About this exercise>
Using the string "GsAdamSeg" as the key, pull each matching line out of the records below.

BEGIN Data in this exercise

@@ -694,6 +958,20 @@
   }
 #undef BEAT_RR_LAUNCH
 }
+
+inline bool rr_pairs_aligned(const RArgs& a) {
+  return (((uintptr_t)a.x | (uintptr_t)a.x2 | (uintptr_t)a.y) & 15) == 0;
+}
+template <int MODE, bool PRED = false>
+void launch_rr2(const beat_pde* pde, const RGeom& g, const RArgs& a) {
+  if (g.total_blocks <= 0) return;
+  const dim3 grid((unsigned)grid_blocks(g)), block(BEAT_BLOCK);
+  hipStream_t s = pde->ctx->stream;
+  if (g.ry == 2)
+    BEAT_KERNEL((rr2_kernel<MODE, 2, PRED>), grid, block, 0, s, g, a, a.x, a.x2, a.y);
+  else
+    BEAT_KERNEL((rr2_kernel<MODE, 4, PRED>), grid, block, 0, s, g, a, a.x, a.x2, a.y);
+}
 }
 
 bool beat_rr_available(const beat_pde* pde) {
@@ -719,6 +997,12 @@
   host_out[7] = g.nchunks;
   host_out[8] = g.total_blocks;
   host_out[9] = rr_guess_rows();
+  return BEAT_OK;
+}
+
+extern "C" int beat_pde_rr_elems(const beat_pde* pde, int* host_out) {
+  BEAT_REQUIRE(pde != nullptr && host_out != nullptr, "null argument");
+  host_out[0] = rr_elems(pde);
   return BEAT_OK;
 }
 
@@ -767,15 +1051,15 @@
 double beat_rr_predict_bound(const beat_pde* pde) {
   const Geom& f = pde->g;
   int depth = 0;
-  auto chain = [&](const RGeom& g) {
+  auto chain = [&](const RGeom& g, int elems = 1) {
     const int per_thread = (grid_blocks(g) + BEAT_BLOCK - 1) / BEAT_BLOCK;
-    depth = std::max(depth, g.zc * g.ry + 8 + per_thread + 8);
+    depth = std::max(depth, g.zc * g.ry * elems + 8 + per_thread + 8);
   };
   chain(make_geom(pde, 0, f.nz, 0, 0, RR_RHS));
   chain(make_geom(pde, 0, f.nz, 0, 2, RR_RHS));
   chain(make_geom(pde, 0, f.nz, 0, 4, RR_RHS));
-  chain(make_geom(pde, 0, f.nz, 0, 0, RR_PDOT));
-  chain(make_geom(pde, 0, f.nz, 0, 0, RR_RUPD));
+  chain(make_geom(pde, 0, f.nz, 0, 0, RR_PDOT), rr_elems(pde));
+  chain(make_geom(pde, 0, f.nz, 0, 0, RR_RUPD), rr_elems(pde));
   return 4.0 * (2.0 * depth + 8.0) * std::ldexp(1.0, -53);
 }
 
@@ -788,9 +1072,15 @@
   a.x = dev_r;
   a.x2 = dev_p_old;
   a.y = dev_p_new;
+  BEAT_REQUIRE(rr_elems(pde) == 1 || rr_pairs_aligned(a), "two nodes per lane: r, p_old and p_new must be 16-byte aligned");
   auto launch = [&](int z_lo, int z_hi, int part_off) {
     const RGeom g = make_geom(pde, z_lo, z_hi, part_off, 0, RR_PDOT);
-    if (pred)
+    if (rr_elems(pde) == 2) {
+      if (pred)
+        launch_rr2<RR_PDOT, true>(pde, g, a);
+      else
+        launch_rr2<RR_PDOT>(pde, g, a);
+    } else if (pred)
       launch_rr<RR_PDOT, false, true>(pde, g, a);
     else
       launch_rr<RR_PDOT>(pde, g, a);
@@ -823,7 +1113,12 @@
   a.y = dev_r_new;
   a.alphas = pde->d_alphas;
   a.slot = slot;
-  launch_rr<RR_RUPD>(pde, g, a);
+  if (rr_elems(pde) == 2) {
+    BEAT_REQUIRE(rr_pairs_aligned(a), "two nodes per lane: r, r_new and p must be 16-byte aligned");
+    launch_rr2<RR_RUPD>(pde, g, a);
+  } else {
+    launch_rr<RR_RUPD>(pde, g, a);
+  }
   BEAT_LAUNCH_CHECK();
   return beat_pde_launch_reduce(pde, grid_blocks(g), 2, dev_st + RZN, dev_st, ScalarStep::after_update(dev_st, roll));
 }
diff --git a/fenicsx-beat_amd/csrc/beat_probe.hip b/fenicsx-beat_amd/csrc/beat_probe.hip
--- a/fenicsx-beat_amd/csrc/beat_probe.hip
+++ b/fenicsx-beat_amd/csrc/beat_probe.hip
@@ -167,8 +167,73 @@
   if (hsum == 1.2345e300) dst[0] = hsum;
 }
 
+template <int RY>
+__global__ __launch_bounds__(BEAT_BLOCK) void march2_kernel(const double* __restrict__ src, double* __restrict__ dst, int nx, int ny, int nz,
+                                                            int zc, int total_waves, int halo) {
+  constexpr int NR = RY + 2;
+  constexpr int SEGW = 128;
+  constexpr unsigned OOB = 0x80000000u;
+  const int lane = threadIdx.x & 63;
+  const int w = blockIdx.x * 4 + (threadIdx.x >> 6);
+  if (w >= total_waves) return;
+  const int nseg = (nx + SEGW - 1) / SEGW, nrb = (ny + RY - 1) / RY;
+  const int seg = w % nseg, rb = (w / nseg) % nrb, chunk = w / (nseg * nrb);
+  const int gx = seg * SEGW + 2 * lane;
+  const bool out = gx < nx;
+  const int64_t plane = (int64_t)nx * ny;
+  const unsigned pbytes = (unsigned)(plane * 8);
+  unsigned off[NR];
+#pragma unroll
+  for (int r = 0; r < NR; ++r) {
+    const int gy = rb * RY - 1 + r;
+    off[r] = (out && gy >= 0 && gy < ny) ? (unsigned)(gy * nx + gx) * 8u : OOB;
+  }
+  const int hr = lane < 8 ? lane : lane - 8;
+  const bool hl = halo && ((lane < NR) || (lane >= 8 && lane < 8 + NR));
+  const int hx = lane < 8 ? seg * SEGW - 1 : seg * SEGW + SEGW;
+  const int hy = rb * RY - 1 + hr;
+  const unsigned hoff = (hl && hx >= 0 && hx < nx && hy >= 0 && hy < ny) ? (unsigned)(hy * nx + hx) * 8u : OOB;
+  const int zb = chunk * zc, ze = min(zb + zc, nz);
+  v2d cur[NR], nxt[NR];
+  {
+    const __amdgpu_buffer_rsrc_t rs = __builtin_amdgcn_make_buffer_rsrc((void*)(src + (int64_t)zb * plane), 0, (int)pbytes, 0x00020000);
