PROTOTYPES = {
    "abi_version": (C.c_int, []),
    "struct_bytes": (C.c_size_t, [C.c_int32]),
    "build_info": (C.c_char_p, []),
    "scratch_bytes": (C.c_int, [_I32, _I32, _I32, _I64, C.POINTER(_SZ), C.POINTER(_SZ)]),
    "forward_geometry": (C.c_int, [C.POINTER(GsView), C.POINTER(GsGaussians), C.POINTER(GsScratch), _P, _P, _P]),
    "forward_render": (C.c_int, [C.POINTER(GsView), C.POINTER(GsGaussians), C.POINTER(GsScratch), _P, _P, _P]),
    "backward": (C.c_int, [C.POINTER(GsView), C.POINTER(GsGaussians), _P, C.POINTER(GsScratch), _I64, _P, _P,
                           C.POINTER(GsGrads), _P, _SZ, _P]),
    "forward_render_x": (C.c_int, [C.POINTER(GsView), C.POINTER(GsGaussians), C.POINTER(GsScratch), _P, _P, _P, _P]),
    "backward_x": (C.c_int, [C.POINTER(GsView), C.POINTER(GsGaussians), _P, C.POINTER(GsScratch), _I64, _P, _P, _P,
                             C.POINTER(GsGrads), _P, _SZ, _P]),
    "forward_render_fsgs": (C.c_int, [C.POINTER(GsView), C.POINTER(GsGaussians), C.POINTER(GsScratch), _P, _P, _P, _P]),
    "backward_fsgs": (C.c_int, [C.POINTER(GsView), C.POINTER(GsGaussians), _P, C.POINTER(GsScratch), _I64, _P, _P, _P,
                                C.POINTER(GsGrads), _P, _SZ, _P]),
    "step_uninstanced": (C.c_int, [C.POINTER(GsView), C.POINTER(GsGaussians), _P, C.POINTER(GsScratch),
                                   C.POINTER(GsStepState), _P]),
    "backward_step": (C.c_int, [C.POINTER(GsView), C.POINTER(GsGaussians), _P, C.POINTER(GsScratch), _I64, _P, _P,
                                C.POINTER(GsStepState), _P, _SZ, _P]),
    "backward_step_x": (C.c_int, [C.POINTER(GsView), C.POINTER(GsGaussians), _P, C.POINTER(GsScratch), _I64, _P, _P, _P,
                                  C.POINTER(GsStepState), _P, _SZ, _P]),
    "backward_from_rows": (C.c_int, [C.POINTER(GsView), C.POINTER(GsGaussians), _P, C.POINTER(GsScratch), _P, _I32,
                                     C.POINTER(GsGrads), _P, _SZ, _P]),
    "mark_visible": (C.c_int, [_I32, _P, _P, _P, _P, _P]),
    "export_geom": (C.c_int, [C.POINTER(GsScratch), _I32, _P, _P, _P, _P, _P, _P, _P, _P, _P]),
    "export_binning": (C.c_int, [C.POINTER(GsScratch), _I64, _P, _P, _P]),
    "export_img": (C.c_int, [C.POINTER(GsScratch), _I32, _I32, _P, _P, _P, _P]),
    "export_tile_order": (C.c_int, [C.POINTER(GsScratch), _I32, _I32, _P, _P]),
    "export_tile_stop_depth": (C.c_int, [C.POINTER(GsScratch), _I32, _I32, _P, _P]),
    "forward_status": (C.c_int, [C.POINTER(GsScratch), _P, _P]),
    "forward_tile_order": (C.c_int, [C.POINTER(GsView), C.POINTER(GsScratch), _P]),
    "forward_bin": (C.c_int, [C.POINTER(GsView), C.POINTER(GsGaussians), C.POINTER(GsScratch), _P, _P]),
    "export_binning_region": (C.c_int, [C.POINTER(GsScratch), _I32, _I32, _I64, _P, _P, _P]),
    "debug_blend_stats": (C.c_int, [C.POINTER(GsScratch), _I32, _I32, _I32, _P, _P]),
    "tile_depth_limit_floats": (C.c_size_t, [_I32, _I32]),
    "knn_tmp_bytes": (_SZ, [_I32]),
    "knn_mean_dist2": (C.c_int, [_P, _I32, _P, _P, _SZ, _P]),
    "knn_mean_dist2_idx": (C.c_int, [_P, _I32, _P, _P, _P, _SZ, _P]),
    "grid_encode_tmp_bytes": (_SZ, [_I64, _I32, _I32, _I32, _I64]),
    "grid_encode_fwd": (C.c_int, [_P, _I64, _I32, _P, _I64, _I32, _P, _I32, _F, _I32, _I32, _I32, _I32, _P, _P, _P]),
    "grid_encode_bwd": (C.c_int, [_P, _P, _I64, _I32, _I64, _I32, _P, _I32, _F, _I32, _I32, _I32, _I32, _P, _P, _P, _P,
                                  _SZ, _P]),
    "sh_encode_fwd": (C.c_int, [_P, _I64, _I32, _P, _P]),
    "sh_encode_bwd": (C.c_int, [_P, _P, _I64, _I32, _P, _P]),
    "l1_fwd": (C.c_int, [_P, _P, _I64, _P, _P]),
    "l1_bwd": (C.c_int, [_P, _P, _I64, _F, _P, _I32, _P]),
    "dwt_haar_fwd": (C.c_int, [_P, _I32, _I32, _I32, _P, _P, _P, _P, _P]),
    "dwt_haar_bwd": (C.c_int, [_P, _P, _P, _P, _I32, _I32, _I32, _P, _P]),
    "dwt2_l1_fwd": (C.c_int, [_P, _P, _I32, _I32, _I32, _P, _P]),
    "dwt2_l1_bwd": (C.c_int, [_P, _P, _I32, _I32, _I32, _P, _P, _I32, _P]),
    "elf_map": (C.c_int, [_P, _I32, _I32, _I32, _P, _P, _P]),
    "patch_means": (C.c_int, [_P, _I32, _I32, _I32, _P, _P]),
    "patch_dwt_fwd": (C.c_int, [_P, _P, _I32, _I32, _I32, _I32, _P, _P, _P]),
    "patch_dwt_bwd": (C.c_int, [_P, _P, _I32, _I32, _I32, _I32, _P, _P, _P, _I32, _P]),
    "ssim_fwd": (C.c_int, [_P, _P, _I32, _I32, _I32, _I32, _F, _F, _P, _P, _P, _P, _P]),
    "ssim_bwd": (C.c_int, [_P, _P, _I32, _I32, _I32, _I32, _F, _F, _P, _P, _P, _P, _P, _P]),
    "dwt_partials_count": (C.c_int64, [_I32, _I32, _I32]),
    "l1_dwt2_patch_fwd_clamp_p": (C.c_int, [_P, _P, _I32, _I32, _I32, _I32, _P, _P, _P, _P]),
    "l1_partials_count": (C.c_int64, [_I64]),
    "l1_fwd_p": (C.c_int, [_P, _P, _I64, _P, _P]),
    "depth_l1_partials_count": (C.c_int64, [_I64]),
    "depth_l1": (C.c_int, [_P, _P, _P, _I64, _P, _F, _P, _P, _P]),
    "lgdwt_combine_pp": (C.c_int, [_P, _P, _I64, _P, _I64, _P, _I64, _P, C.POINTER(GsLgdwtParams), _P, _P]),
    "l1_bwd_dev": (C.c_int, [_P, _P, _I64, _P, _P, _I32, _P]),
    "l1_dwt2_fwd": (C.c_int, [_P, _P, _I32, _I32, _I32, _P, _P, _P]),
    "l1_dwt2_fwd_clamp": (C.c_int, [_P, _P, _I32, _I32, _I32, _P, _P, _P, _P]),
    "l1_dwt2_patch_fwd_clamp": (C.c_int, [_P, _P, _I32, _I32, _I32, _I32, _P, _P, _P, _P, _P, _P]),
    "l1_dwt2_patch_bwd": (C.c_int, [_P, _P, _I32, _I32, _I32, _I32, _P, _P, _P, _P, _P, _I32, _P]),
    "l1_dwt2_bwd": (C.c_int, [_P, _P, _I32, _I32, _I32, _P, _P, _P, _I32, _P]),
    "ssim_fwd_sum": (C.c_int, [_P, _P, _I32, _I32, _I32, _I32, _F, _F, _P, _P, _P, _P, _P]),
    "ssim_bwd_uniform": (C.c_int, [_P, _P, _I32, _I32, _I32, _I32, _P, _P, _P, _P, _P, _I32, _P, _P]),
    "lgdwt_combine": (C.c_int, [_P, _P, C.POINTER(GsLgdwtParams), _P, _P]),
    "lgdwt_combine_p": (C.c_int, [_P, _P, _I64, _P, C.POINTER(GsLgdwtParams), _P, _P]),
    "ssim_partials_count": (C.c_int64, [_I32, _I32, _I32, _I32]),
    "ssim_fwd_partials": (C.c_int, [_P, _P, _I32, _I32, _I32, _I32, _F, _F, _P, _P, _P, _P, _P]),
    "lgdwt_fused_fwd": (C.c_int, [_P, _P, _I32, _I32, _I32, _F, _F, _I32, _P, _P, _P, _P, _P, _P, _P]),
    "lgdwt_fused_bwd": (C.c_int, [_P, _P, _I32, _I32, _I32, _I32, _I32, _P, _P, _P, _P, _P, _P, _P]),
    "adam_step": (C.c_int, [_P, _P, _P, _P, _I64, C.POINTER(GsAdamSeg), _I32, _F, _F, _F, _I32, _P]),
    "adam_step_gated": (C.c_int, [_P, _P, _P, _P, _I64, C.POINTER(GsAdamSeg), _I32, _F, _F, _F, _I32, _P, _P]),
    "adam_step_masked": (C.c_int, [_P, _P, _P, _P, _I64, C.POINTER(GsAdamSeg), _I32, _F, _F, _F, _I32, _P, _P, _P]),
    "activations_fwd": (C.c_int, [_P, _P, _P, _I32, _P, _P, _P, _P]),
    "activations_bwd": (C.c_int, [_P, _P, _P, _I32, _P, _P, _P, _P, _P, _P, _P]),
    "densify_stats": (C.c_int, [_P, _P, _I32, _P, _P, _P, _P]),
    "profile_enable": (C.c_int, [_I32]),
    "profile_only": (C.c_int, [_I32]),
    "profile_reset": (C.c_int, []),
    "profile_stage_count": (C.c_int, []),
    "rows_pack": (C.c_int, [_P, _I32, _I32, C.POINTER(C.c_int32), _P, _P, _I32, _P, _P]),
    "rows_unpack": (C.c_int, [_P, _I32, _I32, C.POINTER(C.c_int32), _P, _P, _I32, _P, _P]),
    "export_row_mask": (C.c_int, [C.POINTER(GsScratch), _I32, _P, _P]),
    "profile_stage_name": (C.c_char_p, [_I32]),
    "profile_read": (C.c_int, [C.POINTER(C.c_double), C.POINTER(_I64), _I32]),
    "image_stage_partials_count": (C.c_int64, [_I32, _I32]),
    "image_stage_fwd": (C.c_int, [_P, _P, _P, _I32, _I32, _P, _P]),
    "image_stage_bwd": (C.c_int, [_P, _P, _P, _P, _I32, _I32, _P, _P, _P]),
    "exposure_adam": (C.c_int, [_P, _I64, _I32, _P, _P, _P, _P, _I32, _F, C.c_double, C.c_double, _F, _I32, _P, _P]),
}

END Data in this exercise

Task output>
    "adam_step": (C.c_int, [_P, _P, _P, _P, _I64, C.POINTER(GsAdamSeg), _I32, _F, _F, _F, _I32, _P]),
    "adam_step_gated": (C.c_int, [_P, _P, _P, _P, _I64, C.POINTER(GsAdamSeg), _I32, _F, _F, _F, _I32, _P, _P]),
    "adam_step_masked": (C.c_int, [_P, _P, _P, _P, _I64, C.POINTER(GsAdamSeg), _I32, _F, _F, _F, _I32, _P, _P, _P]),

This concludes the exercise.